Les regards déjà tournés vers les législatives

La victoire d’Emmanuel Macron ce dimanche 24 avril a également donné, pour les acteurs politiques surtout, le coup d’envoi de la campagne des élections législatives qui se tiendront les 12 et 19 juin prochains. Dès l’annonce de la défaite de son clan, Laurent Morin (RN) a appelé à « une action de remobilisation immédiate » en vue d’imposer une cohabitation à ­Emmanuel Macron.

Talonné par deux blocs en ascension portés par Marine Le Pen et Jean-Luc Mélenchon, le président réélu devra effectivement relever un nouveau défi : celui de conserver la majorité à l’Assemblée nationale « pour lui permettre de pouvoir mettre en place ces réformes et le projet qu’il a façonné avec les Français durant cette campagne », lance Karl Olive qui a indiqué qu’il y mettrait « tout son poids ». Pressenti comme candidat sur la douzième circonscription des Yvelines, l’édile pisciacais a fait savoir que sa décision n’était pas encore arrêtée. « Il y a des discussions qu’il va falloir qu’on ait, à la fois avec les collègues ici, mais aussi avec le président et je me positionnerai en responsabilité après cela », explique-t-il.
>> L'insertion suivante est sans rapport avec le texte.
## Keep extra streamed chunks resident in registers across LM iterations

```diff
diff --git a/nonlinear_optimizer_for_slam_amd/csrc/assemble_one_launch.hpp b/nonlinear_optimizer_for_slam_amd/csrc/assemble_one_launch.hpp
--- a/nonlinear_optimizer_for_slam_amd/csrc/assemble_one_launch.hpp
+++ b/nonlinear_optimizer_for_slam_amd/csrc/assemble_one_launch.hpp
@@ -149,13 +149,20 @@
 template <>
 struct ResidentShape<5, 4> { static constexpr int RI = 10, LI = 14; };
 
+template <typename Problem, typename T>
+struct StreamRegRounds { static constexpr int kRR = 3; };
+template <int LOSS>
+struct StreamRegRounds<Ndt6Problem<float, LOSS>, float> { static constexpr int kRR = 0; };
+constexpr int kStreamRegRoundsMax = 3;
+
 template <typename Problem, typename T, int BLOCK, int RI, int LI, int SI = 0, bool SPF = false, bool NT = false>
 __global__ __launch_bounds__(BLOCK) void solve_cluster_kernel(TiledLayout L, typename Problem::Params P,
                                                              double* __restrict__ partials, LmDevice* lm, ClusterCtl* ctl,
                                                              double* __restrict__ cost_history, int history_capacity,
                                                              double* entry_host, unsigned long long* seq_host,
                                                              unsigned long long seq, uint32_t items_per_lane,
-                                                             const Mailbox* mail = nullptr, uint32_t stream_lds = 0u) {
+                                                             const Mailbox* mail = nullptr, uint32_t stream_lds = 0u,
+                                                             uint32_t stream_reg = 0u) {
   constexpr int kF = Problem::kFields;
   constexpr int kOut = Problem::kOut;
   constexpr int kCols = 32;
@@ -199,11 +206,32 @@
   constexpr int kSI = SI > 0 ? SI : 1;
   [[maybe_unused]] T xs[kF][kSI];
   [[maybe_unused]] uint64_t xs_i0 = 0;
+  [[maybe_unused]] constexpr int kRR = (SI > 0 && !SPF) ? StreamRegRounds<Problem, T>::kRR : 0;
+  static_assert(kRR <= kStreamRegRoundsMax, "the option's range covers every instantiation");
+  [[maybe_unused]] T xr[kRR > 0 ? kRR : 1][kF][kSI];
   [[maybe_unused]] const uint32_t my_rounds = blockIdx.x < J ? (J - blockIdx.x + gridDim.x - 1) / gridDim.x : 0u;
   [[maybe_unused]] const uint32_t lds_k = SI > 0 ? min(stream_lds, my_rounds > 0u ? my_rounds - 1u : 0u) : 0u;
-  [[maybe_unused]] const uint32_t lds_r0 = lds_k > 0u ? my_rounds / (lds_k + 1u) : ~0u;
-  [[maybe_unused]] const uint32_t lds_r1 = lds_k > 1u ? uint32_t(2ull * my_rounds / (lds_k + 1u)) : ~0u;
-  [[maybe_unused]] const uint32_t lds_r2 = lds_k > 2u ? uint32_t(3ull * my_rounds / (lds_k + 1u)) : ~0u;
+  [[maybe_unused]] const uint32_t reg_k = kRR > 0 ? min(min(stream_reg, uint32_t(kRR)), (my_rounds > 0u ? my_rounds - 1u : 0u) - lds_k) : 0u;
+  [[maybe_unused]] const uint32_t alt_k = min(lds_k, reg_k);
+  [[maybe_unused]] auto chip_round = [&](uint32_t i) -> uint32_t {
+    return uint32_t(uint64_t(i + 1u) * my_rounds / (lds_k + reg_k + 1u));
+  };
+  [[maybe_unused]] auto lds_slot_round = [&](uint32_t sl) -> uint32_t {
+    return sl < lds_k ? chip_round(sl < alt_k ? 2u * sl : alt_k + sl) : ~0u;
+  };
+  [[maybe_unused]] const uint32_t lds_r0 = lds_slot_round(0u);
+  [[maybe_unused]] const uint32_t lds_r1 = lds_slot_round(1u);
+  [[maybe_unused]] const uint32_t lds_r2 = lds_slot_round(2u);
+  [[maybe_unused]] uint32_t reg_r[kRR > 0 ? kRR : 1];
+#pragma unroll
+  for (int j = 0; j < (kRR > 0 ? kRR : 1); ++j)
+    reg_r[j] = uint32_t(j) < reg_k ? chip_round(uint32_t(j) < alt_k ? 2u * uint32_t(j) + 1u : alt_k + uint32_t(j)) : ~0u;
+#pragma unroll
+  for (int j = 0; j < (kRR > 0 ? kRR : 1); ++j)
+#pragma unroll
+    for (int f = 0; f < kF; ++f)
+#pragma unroll
+      for (int e = 0; e < kSI; ++e) xr[j][f][e] = T(0);
   [[maybe_unused]] auto lds_round = [&](uint32_t s) -> uint32_t { return s == 0u ? lds_r0 : s == 1u ? lds_r1 : s == 2u ? lds_r2 : ~0u; };
   [[maybe_unused]] auto fetch_chunk = [&](uint32_t c, T (&dst)[kF][kSI]) -> uint64_t {
     const uint64_t i0 = uint64_t(c) * (uint64_t(BLOCK) * kSI) + uint64_t(threadIdx.x) * kSI;
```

Dans un communiqué de presse publié dimanche soir, le président LR du Département, Pierre Bédier s’est lui aussi dit soulagé du dénouement du second tour en appelant à construire « une opposition ferme mais constructive, respectueuse du choix des Français tout en proposant un contre-pouvoir indispensable pour permettre des réformes nécessaires, justes, acceptables ».